Problem to solve >> Your output should consist of every record, copied exactly.

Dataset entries

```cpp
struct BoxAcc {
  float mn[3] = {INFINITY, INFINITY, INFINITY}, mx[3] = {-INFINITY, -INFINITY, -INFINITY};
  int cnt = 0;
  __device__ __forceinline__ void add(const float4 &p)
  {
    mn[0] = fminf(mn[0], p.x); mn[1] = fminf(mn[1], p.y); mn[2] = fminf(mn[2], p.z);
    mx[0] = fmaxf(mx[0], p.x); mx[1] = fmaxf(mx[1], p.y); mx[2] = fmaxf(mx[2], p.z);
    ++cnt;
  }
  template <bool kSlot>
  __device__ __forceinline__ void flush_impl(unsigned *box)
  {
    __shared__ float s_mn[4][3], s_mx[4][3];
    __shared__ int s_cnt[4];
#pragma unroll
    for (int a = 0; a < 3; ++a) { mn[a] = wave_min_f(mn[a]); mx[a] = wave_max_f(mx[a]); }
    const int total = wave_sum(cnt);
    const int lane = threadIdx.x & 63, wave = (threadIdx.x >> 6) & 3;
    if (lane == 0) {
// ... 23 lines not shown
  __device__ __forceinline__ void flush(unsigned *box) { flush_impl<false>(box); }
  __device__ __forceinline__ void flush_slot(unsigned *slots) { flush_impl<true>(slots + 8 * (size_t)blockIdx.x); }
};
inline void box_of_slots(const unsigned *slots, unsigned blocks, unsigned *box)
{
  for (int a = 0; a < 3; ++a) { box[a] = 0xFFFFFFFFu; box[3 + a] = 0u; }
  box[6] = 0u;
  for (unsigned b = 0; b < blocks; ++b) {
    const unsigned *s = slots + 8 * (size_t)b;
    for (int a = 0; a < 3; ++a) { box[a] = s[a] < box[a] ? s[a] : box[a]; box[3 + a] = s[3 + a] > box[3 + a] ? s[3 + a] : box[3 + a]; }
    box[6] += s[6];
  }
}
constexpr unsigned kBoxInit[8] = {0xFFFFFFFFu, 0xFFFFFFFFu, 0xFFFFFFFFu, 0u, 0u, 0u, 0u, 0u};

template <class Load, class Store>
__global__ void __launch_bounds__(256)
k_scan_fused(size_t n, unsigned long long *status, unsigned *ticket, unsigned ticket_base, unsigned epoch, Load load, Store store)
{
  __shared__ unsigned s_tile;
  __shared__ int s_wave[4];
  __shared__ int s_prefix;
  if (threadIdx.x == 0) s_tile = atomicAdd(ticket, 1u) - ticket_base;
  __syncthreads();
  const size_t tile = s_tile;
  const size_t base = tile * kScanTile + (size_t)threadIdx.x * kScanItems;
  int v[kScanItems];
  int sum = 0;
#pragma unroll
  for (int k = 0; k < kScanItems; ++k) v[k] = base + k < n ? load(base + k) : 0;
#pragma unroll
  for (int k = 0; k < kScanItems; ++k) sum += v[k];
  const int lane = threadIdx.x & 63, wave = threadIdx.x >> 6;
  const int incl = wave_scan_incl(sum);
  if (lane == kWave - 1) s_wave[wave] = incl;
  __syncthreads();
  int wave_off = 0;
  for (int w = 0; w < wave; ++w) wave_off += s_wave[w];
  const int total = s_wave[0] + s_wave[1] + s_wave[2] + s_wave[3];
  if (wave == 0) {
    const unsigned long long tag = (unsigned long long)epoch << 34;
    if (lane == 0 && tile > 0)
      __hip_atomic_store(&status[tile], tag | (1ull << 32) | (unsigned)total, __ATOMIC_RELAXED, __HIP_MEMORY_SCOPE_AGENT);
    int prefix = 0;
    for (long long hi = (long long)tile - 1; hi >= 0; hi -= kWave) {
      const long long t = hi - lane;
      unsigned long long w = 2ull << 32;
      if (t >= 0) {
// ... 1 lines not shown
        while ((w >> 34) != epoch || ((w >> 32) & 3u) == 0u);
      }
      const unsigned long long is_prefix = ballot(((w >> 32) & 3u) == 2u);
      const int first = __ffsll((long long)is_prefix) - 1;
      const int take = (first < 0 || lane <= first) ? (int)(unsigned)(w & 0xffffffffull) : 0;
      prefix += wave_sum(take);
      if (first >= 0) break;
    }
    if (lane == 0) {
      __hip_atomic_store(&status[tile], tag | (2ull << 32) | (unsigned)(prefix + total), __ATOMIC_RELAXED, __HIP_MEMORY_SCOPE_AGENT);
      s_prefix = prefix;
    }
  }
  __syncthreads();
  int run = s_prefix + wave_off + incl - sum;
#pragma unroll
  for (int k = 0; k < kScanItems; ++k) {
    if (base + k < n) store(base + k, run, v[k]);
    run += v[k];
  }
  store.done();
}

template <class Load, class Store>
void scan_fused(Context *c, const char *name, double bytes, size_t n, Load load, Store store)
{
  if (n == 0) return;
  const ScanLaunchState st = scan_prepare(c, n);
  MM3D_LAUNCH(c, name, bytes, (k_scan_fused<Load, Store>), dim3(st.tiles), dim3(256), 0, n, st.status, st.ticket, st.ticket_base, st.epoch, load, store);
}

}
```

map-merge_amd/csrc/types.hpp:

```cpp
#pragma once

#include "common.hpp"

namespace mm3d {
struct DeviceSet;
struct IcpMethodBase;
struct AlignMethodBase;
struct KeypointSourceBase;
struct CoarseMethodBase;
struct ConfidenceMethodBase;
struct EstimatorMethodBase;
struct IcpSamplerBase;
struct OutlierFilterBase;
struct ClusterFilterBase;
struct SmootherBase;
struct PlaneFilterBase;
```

Completed task >>
```cpp
struct BoxAcc {
  float mn[3] = {INFINITY, INFINITY, INFINITY}, mx[3] = {-INFINITY, -INFINITY, -INFINITY};
  int cnt = 0;
  __device__ __forceinline__ void add(const float4 &p)
  {
    mn[0] = fminf(mn[0], p.x); mn[1] = fminf(mn[1], p.y); mn[2] = fminf(mn[2], p.z);
    mx[0] = fmaxf(mx[0], p.x); mx[1] = fmaxf(mx[1], p.y); mx[2] = fmaxf(mx[2], p.z);
    ++cnt;
  }
  template <bool kSlot>
  __device__ __forceinline__ void flush_impl(unsigned *box)
  {
    __shared__ float s_mn[4][3], s_mx[4][3];
    __shared__ int s_cnt[4];
#pragma unroll
    for (int a = 0; a < 3; ++a) { mn[a] = wave_min_f(mn[a]); mx[a] = wave_max_f(mx[a]); }
    const int total = wave_sum(cnt);
    const int lane = threadIdx.x & 63, wave = (threadIdx.x >> 6) & 3;
    if (lane == 0) {
// ... 23 lines not shown
  __device__ __forceinline__ void flush(unsigned *box) { flush_impl<false>(box); }
  __device__ __forceinline__ void flush_slot(unsigned *slots) { flush_impl<true>(slots + 8 * (size_t)blockIdx.x); }
};
inline void box_of_slots(const unsigned *slots, unsigned blocks, unsigned *box)
{
  for (int a = 0; a < 3; ++a) { box[a] = 0xFFFFFFFFu; box[3 + a] = 0u; }
  box[6] = 0u;
  for (unsigned b = 0; b < blocks; ++b) {
    const unsigned *s = slots + 8 * (size_t)b;
    for (int a = 0; a < 3; ++a) { box[a] = s[a] < box[a] ? s[a] : box[a]; box[3 + a] = s[3 + a] > box[3 + a] ? s[3 + a] : box[3 + a]; }
    box[6] += s[6];
  }
}
constexpr unsigned kBoxInit[8] = {0xFFFFFFFFu, 0xFFFFFFFFu, 0xFFFFFFFFu, 0u, 0u, 0u, 0u, 0u};

template <class Load, class Store>
__global__ void __launch_bounds__(256)
k_scan_fused(size_t n, unsigned long long *status, unsigned *ticket, unsigned ticket_base, unsigned epoch, Load load, Store store)
{
  __shared__ unsigned s_tile;
  __shared__ int s_wave[4];
  __shared__ int s_prefix;
  if (threadIdx.x == 0) s_tile = atomicAdd(ticket, 1u) - ticket_base;
  __syncthreads();
  const size_t tile = s_tile;
  const size_t base = tile * kScanTile + (size_t)threadIdx.x * kScanItems;
  int v[kScanItems];
  int sum = 0;
#pragma unroll
  for (int k = 0; k < kScanItems; ++k) v[k] = base + k < n ? load(base + k) : 0;
#pragma unroll
  for (int k = 0; k < kScanItems; ++k) sum += v[k];
  const int lane = threadIdx.x & 63, wave = threadIdx.x >> 6;
  const int incl = wave_scan_incl(sum);
  if (lane == kWave - 1) s_wave[wave] = incl;
  __syncthreads();
  int wave_off = 0;
  for (int w = 0; w < wave; ++w) wave_off += s_wave[w];
  const int total = s_wave[0] + s_wave[1] + s_wave[2] + s_wave[3];
  if (wave == 0) {
    const unsigned long long tag = (unsigned long long)epoch << 34;
    if (lane == 0 && tile > 0)
      __hip_atomic_store(&status[tile], tag | (1ull << 32) | (unsigned)total, __ATOMIC_RELAXED, __HIP_MEMORY_SCOPE_AGENT);
    int prefix = 0;
    for (long long hi = (long long)tile - 1; hi >= 0; hi -= kWave) {
      const long long t = hi - lane;
      unsigned long long w = 2ull << 32;
      if (t >= 0) {
// ... 1 lines not shown
        while ((w >> 34) != epoch || ((w >> 32) & 3u) == 0u);
      }
      const unsigned long long is_prefix = ballot(((w >> 32) & 3u) == 2u);
      const int first = __ffsll((long long)is_prefix) - 1;
      const int take = (first < 0 || lane <= first) ? (int)(unsigned)(w & 0xffffffffull) : 0;
      prefix += wave_sum(take);
      if (first >= 0) break;
    }
    if (lane == 0) {
      __hip_atomic_store(&status[tile], tag | (2ull << 32) | (unsigned)(prefix + total), __ATOMIC_RELAXED, __HIP_MEMORY_SCOPE_AGENT);
      s_prefix = prefix;
    }
  }
  __syncthreads();
  int run = s_prefix + wave_off + incl - sum;
#pragma unroll
  for (int k = 0; k < kScanItems; ++k) {
    if (base + k < n) store(base + k, run, v[k]);
    run += v[k];
  }
  store.done();
}

template <class Load, class Store>
void scan_fused(Context *c, const char *name, double bytes, size_t n, Load load, Store store)
{
  if (n == 0) return;
  const ScanLaunchState st = scan_prepare(c, n);
  MM3D_LAUNCH(c, name, bytes, (k_scan_fused<Load, Store>), dim3(st.tiles), dim3(256), 0, n, st.status, st.ticket, st.ticket_base, st.epoch, load, store);
}

}
```

map-merge_amd/csrc/types.hpp:

```cpp
#pragma once

#include "common.hpp"

namespace mm3d {
struct DeviceSet;
struct IcpMethodBase;
struct AlignMethodBase;
struct KeypointSourceBase;
struct CoarseMethodBase;
struct ConfidenceMethodBase;
struct EstimatorMethodBase;
struct IcpSamplerBase;
struct OutlierFilterBase;
struct ClusterFilterBase;
struct SmootherBase;
struct PlaneFilterBase;
```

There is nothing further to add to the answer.